(Task to carry out): Report how many lines in the data include "ParamPack", with the number as the only reply.

[Material supplied]

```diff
@@ -1052,15 +1088,17 @@
     if (P.variant != 2) return TSL_OK;
     const int iblocks = (int)(((int64_t)total * P.split + 255) / 256);
     prof_begin(m, TSL_K_SEGMENTS, st);
-    if (P.group) hipLaunchKernelGGL(k_segments<true>, dim3(iblocks, B.n), dim3(256), 0, st, m->M, B);
-    else hipLaunchKernelGGL(k_segments<false>, dim3(iblocks, B.n), dim3(256), 0, st, m->M, B);
+#define TSL_LAUNCH_SEG(G, FD) hipLaunchKernelGGL((k_segments<G, FD>), dim3(iblocks, B.n), dim3(256), 0, st, m->M, B)
+    if (P.group) { if (P.fastdiv) TSL_LAUNCH_SEG(true, true); else TSL_LAUNCH_SEG(true, false); }
+    else { if (P.fastdiv) TSL_LAUNCH_SEG(false, true); else TSL_LAUNCH_SEG(false, false); }
+#undef TSL_LAUNCH_SEG
     prof_end(m, st);
     int unit_max = m->unit_max <= m->unit_floor ? m->unit_max : std::max(m->unit_floor, (int)((long long)m->unit_max * B.n / TSL_NB));
     int unit_half = std::min(unit_max, m->unit_half <= 2048 ? m->unit_half : std::max(2048, (int)((long long)m->unit_half * B.n / TSL_NB)));
     if (P.seq && m->seq_impl) unit_max = unit_half = 1 << 30;
     prof_begin(m, TSL_K_BIN, st);
     hipLaunchKernelGGL(k_plan, dim3((B.f[0].max_frame_bricks + 255) / 256, B.n), dim3(256), 0, st, m->M, B, m->chunks * m->wg * m->spt, unit_max, unit_half);
-    hipLaunchKernelGGL(k_scatter, dim3(256, B.n), dim3(256), 0, st, B);
+    hipLaunchKernelGGL(k_scatter, dim3(256, B.n), dim3(256), 0, st, B, P.group);
     prof_end(m, st);
     return TSL_OK;
 }
diff --git a/taichislam_amd/csrc/tsl_tsdf.hip b/taichislam_amd/csrc/tsl_tsdf.hip
--- a/taichislam_amd/csrc/tsl_tsdf.hip
+++ b/taichislam_amd/csrc/tsl_tsdf.hip
@@ -161,7 +161,7 @@
             PixAcc A = {};
             first = F.vals_s[i];
             for (int q = i; q < total && keys_s[q] == k; ++q) acc_pixel(P, F, F.vals_s[q], A);
-            ok = finish_ray(P, F, A, first, &rec, &nsteps);
+            ok = finish_ray(ray_k(P), F, A, first, &rec, &nsteps);
         }
     }
     const int r = block_reserve(F.nrays, ok);
@@ -547,8 +547,12 @@
     }
     m->nproducers = 0;
     BatchDev B; ParamPack PP;
-    for (int q = 0; q < n; ++q) { FSet& S = m->fset[bi * TSL_NB + q]; B.f[q] = S.F; B.p[q] = S.Pd; PP.p[q] = m->pend[q]; }
-    for (int q = n; q < TSL_NB; ++q) { B.f[q] = B.f[0]; B.p[q] = B.p[0]; PP.p[q] = PP.p[0]; }
+    for (int q = 0; q < n; ++q) {
+        FSet& S = m->fset[bi * TSL_NB + q]; B.f[q] = S.F; B.p[q] = S.Pd; PP.p[q] = m->pend[q];
+        const FrameParams& Pq = m->pend[q];
+        B.k[q] = FrameK{ { Pq.T[0], Pq.T[1], Pq.T[2] }, Pq.vs, Pq.rvs };
+    }
+    for (int q = n; q < TSL_NB; ++q) { B.f[q] = B.f[0]; B.p[q] = B.p[0]; B.k[q] = B.k[0]; PP.p[q] = PP.p[0]; }
     B.n = n;
     SetPtrs SP;
     for (int q = 0; q < TSL_NB; ++q) { SP.p[q] = const_cast<FrameParams*>(B.p[q]); SP.header[q] = reinterpret_cast<int*>(B.f[q].stats); }
diff --git a/taichislam_amd/csrc/tsl_tsdf.hpp b/taichislam_amd/csrc/tsl_tsdf.hpp
--- a/taichislam_amd/csrc/tsl_tsdf.hpp
+++ b/taichislam_amd/csrc/tsl_tsdf.hpp
@@ -26,6 +26,16 @@
     const void* input; int total;
     const uint8_t* tex_input; int points;
 };
+
+struct RayK { float T[3], vs, rvs, internal_f, max_steps_f; int split, seq, tex, slot; };
+__device__ __forceinline__ RayK ray_k(const FrameParams& P)
+{
+    RayK K;
+    K.T[0] = P.T[0]; K.T[1] = P.T[1]; K.T[2] = P.T[2]; K.vs = P.vs; K.rvs = P.rvs; K.internal_f = P.internal_f; K.max_steps_f = P.max_steps_f;
+    K.split = P.split; K.seq = P.seq; K.tex = P.tex; K.slot = P.slot;
+    return K;
+}
+struct FrameK { float T[3], vs, rvs; };
 
 struct FrameDev {
     uint32_t *keys, *keys_s, *vals, *vals_s;
@@ -125,7 +135,7 @@
     acc_payload(F.pix[pid], A);
 }
 
-__device__ __forceinline__ bool finish_ray(const FrameParams& P, const FrameDev& F, const PixAcc& A, uint32_t first, uint4* rec, int* nsteps, bool write_colour = true)
+__device__ __forceinline__ bool finish_ray(const RayK& P, const FrameDev& F, const PixAcc& A, uint32_t first, uint4* rec, int* nsteps, bool write_colour = true)
 {
     const h16 c = f2h((float)A.cnt);
     const h16 px = hdiv(A.sx, c), py = hdiv(A.sy, c), pz = hdiv(A.sz, c);
@@ -178,7 +188,8 @@
     FrameParams* Pd;
     std::vector<void*> owned;
 };
-struct BatchDev { FrameDev f[TSL_NB]; const FrameParams* p[TSL_NB]; int n; };
+struct BatchDev { FrameDev f[TSL_NB]; const FrameParams* p[TSL_NB]; FrameK k[TSL_NB]; int n; };
+static_assert(sizeof(MapDev) + sizeof(BatchDev) + 64 <= 4096, "the batch kernels' arguments must fit 4 KiB");
 struct ParamPack { FrameParams p[TSL_NB]; };
 struct SetPtrs { FrameParams* p[TSL_NB]; int* header[TSL_NB]; };
 struct BatchHost { hipStream_t st; hipEvent_t a_done, b_done, p_done, c_done; bool b_pending, a_recorded, c_recorded; };
```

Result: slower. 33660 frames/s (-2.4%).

[/Material supplied]

(Task solution): 2